Stored data:
__global__ __launch_bounds__(1024) void k_scan_blocks(const unsigned short *__restrict__ hist16,
                                                      unsigned *__restrict__ prefix, unsigned *__restrict__ lex,
                                                      unsigned *__restrict__ gsum, int nblocks, int nbins)
{
    __shared__ unsigned s_seg[kScanSegs][kScanBins];
    const int bl = threadIdx.x % kScanBins, seg = threadIdx.x / kScanBins;
    const int bin = blockIdx.x * kScanBins + bl;
    const size_t stride16 = (size_t)((nbins + 1) >> 1) * 2;
    const int per = (nblocks + kScanSegs - 1) / kScanSegs;
    const int lo = seg * per, hi = lo + per < nblocks ? lo + per : nblocks;
    constexpr int kKeep = 16;
    unsigned short keep[kKeep];
    const bool kept = per <= kKeep;
    unsigned sum = 0;
    if (bin < nbins) {
// ... 37 lines not shown
            const unsigned y = (unsigned)__shfl_up((int)x, d, kScanBins);
            if (bl >= d)
                x += y;
        }
        if (bin < nbins)
            lex[bin] = x - tot;
        if (bl == kScanBins - 1)
            gsum[blockIdx.x] = x;
    }
}

#ifndef SLICER_K3_BLOCK
#define SLICER_K3_BLOCK 512
#endif
constexpr int kSortBlock = SLICER_K3_BLOCK;
constexpr int kSortBatch = 8192;
#ifndef SLICER_K3_STAGE
#define SLICER_K3_STAGE 4096
#endif
#ifndef SLICER_K3_WAVES
#define SLICER_K3_WAVES 4
#endif
constexpr int kSortStage = SLICER_K3_STAGE;

__device__ __forceinline__ unsigned block_exclusive_scan(unsigned v, unsigned *s_wave )
{
    unsigned x = v;
#pragma unroll
    for (int d = 1; d < 64; d <<= 1) {
        const unsigned y = (unsigned)__shfl_up((int)x, d);
        if ((int)lane_id() >= d)
            x += y;
    }
    const int w = threadIdx.x >> 6;
    if (lane_id() == 63)
        s_wave[w] = x;
    lds_barrier();
    unsigned off = 0;
    for (int k = 0; k < w; k++)
        off += s_wave[k];
    lds_barrier();
    return off + x - v;
}

template <bool HAS_MASS>
__global__ __launch_bounds__(kSortBlock, SLICER_K3_WAVES) void k_bin_scatter(const float2 *__restrict__ cxy,
                                                            const unsigned short *__restrict__ cbin,
                                                            const float *__restrict__ cm,
                                                            const unsigned *__restrict__ hist16w,
                                                            const unsigned *__restrict__ prefix,
                                                            const unsigned *__restrict__ lex,
                                                            const unsigned *__restrict__ gsum,
                                                            unsigned *__restrict__ base,
                                                            const unsigned *__restrict__ bcount, int nblocks,
                                                            BinGeom G, float2 *__restrict__ sxy,
                                                            float *__restrict__ sm, int count_planes, Targets T)
{
    extern __shared__ unsigned smem_sc[];
    const int tpp = G.tiles_per_unit;
    const int tw = (tpp + 1) >> 1;
    unsigned *cnt = smem_sc;
    unsigned *pos = cnt + tw;
    unsigned *cur = pos + tpp;
    float2 *sorted_xy = reinterpret_cast<float2 *>(cur + tpp + (tw & 1));
    unsigned short *sorted_tile = reinterpret_cast<unsigned short *>(sorted_xy + kSortStage);
    float *sorted_m = reinterpret_cast<float *>(sorted_tile + kSortStage);
    __shared__ unsigned s_wave[kSortBlock / 64];
    __shared__ unsigned s_gp[kMaxBins / kScanBins + 1];

    const int tid = threadIdx.x;
    {
// ... 14 lines not shown
                s_gp[g] = e;
            e += v[j];
        }
        if (tid == kSortBlock - 1)
            s_gp[ngroups] = e;
        lds_barrier();
        if (blockIdx.x == 0) {
            for (int i = tid; i <= G.nbins; i += kSortBlock)
                base[i] = i < G.nbins ? s_gp[i / kScanBins] + lex[i] : s_gp[ngroups];
            if (tid < count_planes) {
                const int bpp = G.units_per_plane * G.tiles_per_unit;
                auto at = [&](int i) { return i < G.nbins ? s_gp[i / kScanBins] + lex[i] : s_gp[ngroups]; };
                const unsigned c = at((tid + 1) * bpp) - at(tid * bpp);
                if (c)
                    atomicAdd(T.nsel[tid], (unsigned long long)c);
            }
        }
    }
    const int per_unit = 8 * ((nblocks + 7) / 8);
    const int per_xcd = per_unit / 8;
    const int per = (tpp + kSortBlock - 1) / kSortBlock;
    auto get16 = [](const unsigned *tab, unsigned t) { return (tab[t >> 1] >> ((t & 1u) * 16u)) & 0xFFFFu; };
    constexpr int R = kSortBatch / kSortBlock;
    float mass_max = 0.0f;
    for (int item = blockIdx.x; item < G.n_units * per_unit; item += gridDim.x) {
        const int plane = item / per_unit;
        const int u = item % per_unit;
        const int lb = (u & 7) * per_xcd + (u >> 3);
        if (lb >= nblocks)
            continue;
        const unsigned count = bcount[(size_t)plane * nblocks + lb];
        if (count == 0)
            continue;
        lds_barrier();
        const unsigned *row = prefix + (size_t)lb * G.nbins + (size_t)plane * tpp;
        const unsigned *lrow = lex + (size_t)plane * tpp;
        const unsigned bin0 = (unsigned)plane * (unsigned)tpp;
        for (int i = tid; i < tpp; i += kSortBlock)
            cur[i] = s_gp[(bin0 + (unsigned)i) / kScanBins] + lrow[i] + row[i];
        const uint64_t r0 = ((uint64_t)plane * nblocks + lb) * (uint64_t)G.region;

        const bool single = count <= (unsigned)kSortBatch && (((unsigned)plane * (unsigned)tpp) & 1u) == 0u;
        for (unsigned s0 = 0; s0 < count; s0 += kSortBatch) {
            const unsigned nsub = count - s0 < (unsigned)kSortBatch ? count - s0 : (unsigned)kSortBatch;
            if (!single) {
                for (int i = tid; i < tw; i += kSortBlock)
                    cnt[i] = 0;
                lds_barrier();
            }
            unsigned tile[R];
            float2 xy[R];
            float m[R];
#pragma unroll
            for (int k = 0; k < R; k++) {
                const unsigned i = (unsigned)k * kSortBlock + tid;
                if (i < nsub) {
                    tile[k] = cbin[r0 + s0 + i];
                    xy[k] = cxy[r0 + s0 + i];
                    if (HAS_MASS)
                        m[k] = cm[r0 + s0 + i];
                    if (!single)
                        atomicAdd(&cnt[tile[k] >> 1], 1u << ((tile[k] & 1u) * 16u));
                }
            }
            if (single) {
                const unsigned *hrow =
                    hist16w + (size_t)lb * (size_t)((G.nbins + 1) >> 1) + (((size_t)plane * tpp) >> 1);
                for (int i = tid; i < tw; i += kSortBlock)
                    cnt[i] = (i == tw - 1 && (tpp & 1)) ? (hrow[i] & 0xFFFFu) : hrow[i];
            }
            lds_barrier();
            {
                unsigned sum = 0;
                for (int j = 0; j < per; j++) {
                    const unsigned t = (unsigned)(tid * per + j);
                    if ((int)t < tpp)
                        sum += get16(cnt, t);
                }
                unsigned e = block_exclusive_scan(sum, s_wave);
                for (int j = 0; j < per; j++) {
                    const unsigned t = (unsigned)(tid * per + j);
                    if ((int)t < tpp) {
                        pos[t] = e;
                        cur[t] -= e;
                        e += get16(cnt, t);
                    }
                }
            }
            lds_barrier();
#pragma unroll
            for (int k = 0; k < R; k++) {
                const unsigned i = (unsigned)k * kSortBlock + tid;
                if (i < nsub)
                    tile[k] |= atomicAdd(&pos[tile[k]], 1u) << 16;
                else
                    tile[k] = 0xFFFF0000u;
            }
            if (HAS_MASS) {
#pragma unroll
                for (int k = 0; k < R; k++)
                    if ((unsigned)k * kSortBlock + tid < nsub)
                        mass_max = fmaxf(mass_max, cap_mass(m[k]));
            }
            for (unsigned lo = 0; lo < nsub; lo += kSortStage) {
                lds_barrier();
#pragma unroll
                for (int k = 0; k < R; k++) {
                    const unsigned q = (tile[k] >> 16) - lo;
                    if (q < (unsigned)kSortStage) {
                        sorted_xy[q] = xy[k];
                        sorted_tile[q] = (unsigned short)(tile[k] & 0xFFFFu);
                        if (HAS_MASS)
                            sorted_m[q] = m[k];
                    }
                }
                lds_barrier();
                const unsigned hi = nsub - lo < (unsigned)kSortStage ? nsub - lo : (unsigned)kSortStage;
                for (unsigned q = tid; q < hi; q += kSortBlock) {
                    const unsigned dst = cur[sorted_tile[q]] + lo + q;
                    if (HAS_MASS) {
                        const float2 v = sorted_xy[q];
                        reinterpret_cast<Rec3 *>(sxy)[dst] = Rec3{v.x, v.y, sorted_m[q]};
                    } else {
                        sxy[dst] = sorted_xy[q];
// ... 210 lines not shown
{
    (void)cfg, (void)n_planes, (void)T;
    const int ngroups = (G.nbins + kScanBins - 1) / kScanBins;
    k_scan_blocks<<<ngroups, 1024, 0, s>>>(reinterpret_cast<const unsigned short *>(W.hist16), W.hist, W.total,
                                           W.total + kMaxBins, nblocks, G.nbins);
    return hipGetLastError();
}
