@@ -104,7 +131,14 @@
             raise ValueError("row_ids must be a contiguous int32 tensor on the same device")
     if gather_l1 is None:
         gather_l1 = (not messages_in_csr_order) and peer is None and csr.hot_source_fraction > HOT_SOURCE_FRACTION_FOR_L1
-    flags = (_lib.FLAG_GATHER_L1 if gather_l1 else 0) | \
+    if feature_slab is None:
+        eligible = (not messages_in_csr_order and row_bias is None and peer is None and row_ids is None and not gather_l1
+                    and n_aggr == 4 and (aggr_codes & 0xffff) == _SLAB_AGGR_CODES
+                    and _SLAB_SCALER_CODES.get(n_scal) == scal_codes)
+        feature_slab = feature_slab_columns(int(gathered.size(0)), F, gathered.element_size(), _l2_bytes(dev), eligible)
+    if feature_slab not in (0, FEATURE_SLAB_COLUMNS):
+        raise ValueError(f"feature_slab must be None, 0 or {FEATURE_SLAB_COLUMNS}, got {feature_slab!r}")
+    flags = (_lib.FLAG_FEATURE_SLAB if feature_slab else 0) | (_lib.FLAG_GATHER_L1 if gather_l1 else 0) | \
             (_lib.FLAG_ZERO_ISOLATED if zero_isolated else 0) | (_lib.FLAG_SKIP_LIGHT if skip_light else 0) | \
             (_lib.FLAG_SKIP_HUBS if skip_hubs else 0) | (_lib.FLAG_RELU_VAR if relu_var else 0)
     partials = None if skip_hubs else csr.hub_partials(F)
diff --git a/pna_b200/csrc/pna_aggregate_f32_fsplit.cu b/pna_b200/csrc/pna_aggregate_f32_fsplit.cu
--- a/pna_b200/csrc/pna_aggregate_f32_fsplit.cu
+++ /dev/null
@@ -1,36 +0,0 @@
-#include "pna_aggregate_impl.cuh"
-
-namespace pna {
-
-template <typename Cfg>
-static int launch_fsplit(const KParams& p_in, cudaStream_t st) {
-  constexpr int VEC = 2, K = 1, DEPTH = 1;
-  KParams p = p_in;
-  p.n_fpass = (p.F + 32 * VEC * K - 1) / (32 * VEC * K);
-  p.work_ctr = nullptr;
-  constexpr size_t smem = StreamGeom<float, VEC, K, DEPTH>::kSmem;
-  auto kern = k_rows_stream<float, VEC, K, Cfg, false, DEPTH, false>;
-  static int resident = 0;
-  if (resident == 0) {
-    if (smem > 48 * 1024) PNA_CUDA_TRY(cudaFuncSetAttribute(kern, cudaFuncAttributeMaxDynamicSharedMemorySize, (int)smem));
-    int dev = 0, sms = 0, nb = 0;
-    PNA_CUDA_TRY(cudaGetDevice(&dev));
-    PNA_CUDA_TRY(cudaDeviceGetAttribute(&sms, cudaDevAttrMultiProcessorCount, dev));
-    PNA_CUDA_TRY(cudaOccupancyMaxActiveBlocksPerMultiprocessor(&nb, kern, kStreamThreads, smem));
-    resident = (nb > 0 ? nb : 1) * sms;
-  }
-  const long long slots = p.n_rows;
-  long long gxs = (slots + 8 * (kStreamThreads / 32) - 1) / (8 * (kStreamThreads / 32));
-  if (gxs > resident) gxs = resident;
-  if (gxs < 1) gxs = 1;
-  kern<<<dim3((unsigned)gxs, 1), kStreamThreads, smem, st>>>(p);
-  PNA_CUDA_TRY(cudaGetLastError());
-  return PNA_OK;
-}
-
-int launch_stream_fsplit_f32(const KParams& p, cudaStream_t st) {
-  if (p.T != 1 || p.has_self || p.row_ids || (p.F % 64) != 0 || (p.ldx % 2) != 0 || (p.ldo % 2) != 0) return 1;
-  return launch_fsplit<CfgMeanMaxMinStd>(p, st);
-}
-
-}
diff --git a/pna_b200/csrc/pna_aggregate_impl.cuh b/pna_b200/csrc/pna_aggregate_impl.cuh
--- a/pna_b200/csrc/pna_aggregate_impl.cuh
+++ b/pna_b200/csrc/pna_aggregate_impl.cuh
@@ -1,7 +1,6 @@
 #pragma once
 #include "pna_aggregate.cuh"
 #include <stdlib.h>
-#include <string.h>
 
 namespace pna {
 
@@ -284,14 +283,6 @@
   else
     asm volatile("cp.async.cg.shared.global.L2::cache_hint [%0], [%1], 16, %2;" ::"r"(dst), "l"(__cvta_generic_to_global(src)), "l"(policy)
                  : "memory");
-}
-__device__ __forceinline__ void cp_async8(unsigned dst, const void* src, unsigned long long policy) {
-  asm volatile("cp.async.ca.shared.global.L2::cache_hint [%0], [%1], 8, %2;" ::"r"(dst), "l"(__cvta_generic_to_global(src)), "l"(policy)
-               : "memory");
-}
-template <int BYTES, bool L1 = false>
-__device__ __forceinline__ void cp_async_chunk(unsigned dst, const void* src, unsigned long long policy) {
-  if constexpr (BYTES == 16) cp_async16<L1>(dst, src, policy); else cp_async8(dst, src, policy);
 }
 __device__ __forceinline__ void cp_async_commit() { asm volatile("cp.async.commit_group;" ::: "memory"); }
 template <int N>
@@ -405,13 +396,18 @@
   finalize_row<T, VEC, G, K, Cfg>(p, fm, (long long)__ldg(p.hub_info + 4 * h), __ldg(p.hub_info + 4 * h + 3), acc);
 }
 
-template <typename T, int VEC, int K, typename Cfg, bool BIAS, int DEPTH, bool FOLD = false, bool L1 = false>
+template <typename T, int VEC, int K, typename Cfg, bool BIAS, int DEPTH, bool FOLD = false, bool L1 = false, int SB = 0>
 __global__ void __launch_bounds__(kStreamThreads, tiled_min_blocks(VEC, K)) k_rows_stream(const __grid_constant__ KParams p) {
   constexpr int G = 32;
   constexpr int H = StreamGeom<T, VEC, K, DEPTH>::kH;
   constexpr int SLOT = StreamGeom<T, VEC, K, DEPTH>::kBlockBytes;
   constexpr int NST = StreamGeom<T, VEC, K, DEPTH>::kStages;
   static_assert(!PNA_STREAM_TMA || NST == 2, "the bulk-copy build variant keeps the two-segment ring");
+  static_assert(SB == 0 || (SB == 256 && SLOT == SB && K == 1 && sizeof(T) == 4 && !BIAS && DEPTH == 1 && !FOLD && !L1 &&
+                            !PNA_STREAM_TMA),
+                "slab mode: fp32 256-byte slabs, one slab-row per ring slot, no bias / peers / folded finalize / L1 copies");
+  constexpr int CPS = SB > 0 ? SB / 16 : 1;
+  constexpr int SPC = 32 / CPS;
   constexpr unsigned FULL = 0xffffffffu;
   constexpr bool PEER = DEPTH > 1;
   extern __shared__ __align__(128) unsigned char smem[];
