diff --git a/bayes-bridge_amd/csrc/chain.hip b/bayes-bridge_amd/csrc/chain.hip
--- a/bayes-bridge_amd/csrc/chain.hip
+++ b/bayes-bridge_amd/csrc/chain.hip
@@ -65,6 +65,67 @@
     }
     sd[j] = est;
     z[j] = zs * zbase[j];
+  }
+}
+
+__global__ __launch_bounds__(256) void chain_setup_kernel(
+    int64_t P, int nu, int model, double slab, long long n_avg,
+    const ChainScalars* __restrict__ sc, const double* __restrict__ lscale,
+    const double* __restrict__ sd_unshrunk, const double* __restrict__ mean,
+    const double* __restrict__ square, const double* __restrict__ zbase,
+    double* __restrict__ phi, double* __restrict__ x0, double* __restrict__ sd,
+    double* __restrict__ z, int store_idx, double* __restrict__ samp_gs,
+    double* __restrict__ samp_lp, int intercept,
+    const double* __restrict__ offset, int warm, double* __restrict__ s,
+    double* __restrict__ d, double* __restrict__ xs, double* __restrict__ sp,
+    double* __restrict__ c_part, CGState* __restrict__ st, double atol) {
+  const double g = sc->gscale;
+  const double zs = (model == BBX_MODEL_LINEAR) ? sc->obs_prec : 1.;
+  if (blockIdx.x == 0 && threadIdx.x == 0) {
+    if (store_idx >= 0) {
+      samp_gs[store_idx] = g;
+      samp_lp[store_idx] = sc->logp();
+    }
+    cg_state_reset(st, atol);
+  }
+  double acc = 0.;
+  for (int64_t j = (int64_t)blockIdx.x * 256 + threadIdx.x; j < P;
+       j += (int64_t)gridDim.x * 256) {
+    double prior_sd, guess = mean[j];
+    if (j < nu) {
+      prior_sd = sd_unshrunk[j];
+    } else {
+      prior_sd = shrunk_scale(g, lscale[j - nu], slab);
+      guess *= prior_sd;
+    }
+    const double ph = 1. / prior_sd;
+    phi[j] = ph;
+    x0[j] = guess;
+    double est = 1.;
+    if (n_avg > 1) {
+      const double k = (double)n_avg;
+      const double m = mean[j];
+      const double var = k / (k - 1.) * (square[j] - m * m);
+      const double w = (k - 1.) / (k - 1. + 5.);
+      est = sqrt(w * var + (1. - w) * 1.);
+    }
+    sd[j] = est;
+    z[j] = zs * zbase[j];
+    const double sj = (j < nu) ? 2. * est : 1. / ph;
+    const double sph = sj * ph;
+    s[j] = sj;
+    d[j] = sph * sph;
+    const double xj = guess / sj;
+    xs[j] = xj;
+    if (warm) {
+      const double val = xj * sj;
+      sp[j] = val;
+      if (j >= intercept) acc += offset[j - intercept] * val;
+    }
+  }
+  if (warm) {
+    const double tot = block_total_256(acc);
+    if (threadIdx.x == 0) c_part[blockIdx.x] = tot;
   }
 }
 
@@ -224,19 +285,51 @@
   }
 }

▶ **Prompt**
Within the data above, the span starting at the line containing "pos[t] = e;" and ending at the line containing "if ((unsigned)k *" is to be retyped exactly, with no other lines.

▶ **Output of the exercise**
                        pos[t] = e;
                        cur[t] -= e;
                        e += get16(cnt, t);
                    }
                }
            }
            lds_barrier();
#pragma unroll
            for (int k = 0; k < R; k++) {
                const unsigned i = (unsigned)k * kSortBlock + tid;
                if (i < nsub)
                    tile[k] |= atomicAdd(&pos[tile[k]], 1u) << 16;
                else
                    tile[k] = 0xFFFF0000u;
            }
            if (HAS_MASS) {
#pragma unroll
                for (int k = 0; k < R; k++)
                    if ((unsigned)k * kSortBlock + tid < nsub)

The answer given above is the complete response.